» Try it: Would you output all the data exactly as it stands?

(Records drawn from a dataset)
++++++
extern "C" ft_status ft_ar_decode(ft_ctx* ctx, int32_t nslots, int32_t n_frames, const ft_sampling* sp,
                                  int32_t poll, int32_t* out_frames, int32_t* out_n) {
    FT_TRY(ar_ready(ctx));
    const ft_ar_config& c = ctx->c;
    if (!sp || !out_frames || !out_n) return ft_fail(ctx, FT_ERR_ARG, "ft_ar_decode: null argument");
    if (nslots < 1 || nslots > c.max_batch) return ft_fail(ctx, FT_ERR_ARG, "ft_ar_decode: bad nslots");
// ... 122 lines not shown
    FT_HIP(ctx, hipMemcpyAsync(ctx->eng_ctl + ENG_CTL_EPOCH, &epoch, sizeof epoch, hipMemcpyHostToDevice, ctx->stream));
    if (ctx->eng_gx) FT_HIP(ctx, hipMemsetAsync(ctx->eng_gx, 0, ctx->eng_pool_bytes, ctx->stream));
    if (ctx->eng_gpart) FT_HIP(ctx, hipMemsetAsync(ctx->eng_gpart, 0, ctx->eng_gpart_bytes, ctx->stream));
    if (ctx->eng_fast_g) FT_HIP(ctx, hipMemsetAsync(ctx->eng_fast_g, 0, ctx->eng_fast_bytes, ctx->stream));
    FT_HIP(ctx, hipStreamSynchronize(ctx->stream));
    char buf[256];
    if (ctx->eng_strikes >= ENG_MAX_STRIKES) {
        for (auto it = ctx->graphs.begin(); it != ctx->graphs.end();) {
            if (it->first & (1 << 28)) { hipGraphExecDestroy(it->second); it = ctx->graphs.erase(it); } else ++it;
        }
        eng_release(ctx);
        snprintf(buf, sizeof buf, "launch path: the frame engine was turned off after %d hand-off time-outs (last in phase %u)",
                 ctx->eng_strikes, w[ENG_CTL_WHERE]);
        ctx->eng_why = buf;
    }
    fprintf(stderr, "fish_tts_amd: frame engine: a hand-off timed out (phase %u, strike %d of %d): the frames are redone on the "
            "launch path%s\n", w[ENG_CTL_WHERE], ctx->eng_strikes, ENG_MAX_STRIKES,
            ctx->eng_strikes >= ENG_MAX_STRIKES ? "; the engine stays off for this context" : "");
    return FT_OK;
}
static bool eng_in_use(const ft_ctx* ctx) { return (ctx->eng_on || ctx->eng_fast_on) && !ctx->eng_suspended; }

extern "C" ft_status ft_ar_engine_state(ft_ctx* ctx, int32_t* flags, int32_t* aborted, int32_t* where) {
    FT_TRY(ar_ready(ctx));
    if (flags) *flags = (ctx->eng_on ? 1 : 0) | (ctx->eng_fast_on ? 2 : 0);
    if (aborted) *aborted = ctx->eng_strikes;
    if (where) *where = ctx->eng_last_where;
    return FT_OK;
}

extern "C" const char* ft_ar_frame_path(const ft_ctx* ctx) {
    if (!ctx) return "";
    ft_ctx* c = const_cast<ft_ctx*>(ctx);
    c->path_str = ctx->eng_why + (ctx->wide_ok
                                      ? "; lock-step batches of >= 5 rows: MFMA launches with fused row operations (five per layer)"
                                      : "; lock-step batches: multi-row GEMV launches");
    return c->path_str.c_str();
}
++++++
» Output for this task:
extern "C" ft_status ft_ar_decode(ft_ctx* ctx, int32_t nslots, int32_t n_frames, const ft_sampling* sp,
                                  int32_t poll, int32_t* out_frames, int32_t* out_n) {
    FT_TRY(ar_ready(ctx));
    const ft_ar_config& c = ctx->c;
    if (!sp || !out_frames || !out_n) return ft_fail(ctx, FT_ERR_ARG, "ft_ar_decode: null argument");
    if (nslots < 1 || nslots > c.max_batch) return ft_fail(ctx, FT_ERR_ARG, "ft_ar_decode: bad nslots");
// ... 122 lines not shown
    FT_HIP(ctx, hipMemcpyAsync(ctx->eng_ctl + ENG_CTL_EPOCH, &epoch, sizeof epoch, hipMemcpyHostToDevice, ctx->stream));
    if (ctx->eng_gx) FT_HIP(ctx, hipMemsetAsync(ctx->eng_gx, 0, ctx->eng_pool_bytes, ctx->stream));
    if (ctx->eng_gpart) FT_HIP(ctx, hipMemsetAsync(ctx->eng_gpart, 0, ctx->eng_gpart_bytes, ctx->stream));
    if (ctx->eng_fast_g) FT_HIP(ctx, hipMemsetAsync(ctx->eng_fast_g, 0, ctx->eng_fast_bytes, ctx->stream));
    FT_HIP(ctx, hipStreamSynchronize(ctx->stream));
    char buf[256];
    if (ctx->eng_strikes >= ENG_MAX_STRIKES) {
        for (auto it = ctx->graphs.begin(); it != ctx->graphs.end();) {
            if (it->first & (1 << 28)) { hipGraphExecDestroy(it->second); it = ctx->graphs.erase(it); } else ++it;
        }
        eng_release(ctx);
        snprintf(buf, sizeof buf, "launch path: the frame engine was turned off after %d hand-off time-outs (last in phase %u)",
                 ctx->eng_strikes, w[ENG_CTL_WHERE]);
        ctx->eng_why = buf;
    }
    fprintf(stderr, "fish_tts_amd: frame engine: a hand-off timed out (phase %u, strike %d of %d): the frames are redone on the "
            "launch path%s\n", w[ENG_CTL_WHERE], ctx->eng_strikes, ENG_MAX_STRIKES,
            ctx->eng_strikes >= ENG_MAX_STRIKES ? "; the engine stays off for this context" : "");
    return FT_OK;
}
static bool eng_in_use(const ft_ctx* ctx) { return (ctx->eng_on || ctx->eng_fast_on) && !ctx->eng_suspended; }

extern "C" ft_status ft_ar_engine_state(ft_ctx* ctx, int32_t* flags, int32_t* aborted, int32_t* where) {
    FT_TRY(ar_ready(ctx));
    if (flags) *flags = (ctx->eng_on ? 1 : 0) | (ctx->eng_fast_on ? 2 : 0);
    if (aborted) *aborted = ctx->eng_strikes;
    if (where) *where = ctx->eng_last_where;
    return FT_OK;
}

extern "C" const char* ft_ar_frame_path(const ft_ctx* ctx) {
    if (!ctx) return "";
    ft_ctx* c = const_cast<ft_ctx*>(ctx);
    c->path_str = ctx->eng_why + (ctx->wide_ok
                                      ? "; lock-step batches of >= 5 rows: MFMA launches with fused row operations (five per layer)"
                                      : "; lock-step batches: multi-row GEMV launches");
    return c->path_str.c_str();
}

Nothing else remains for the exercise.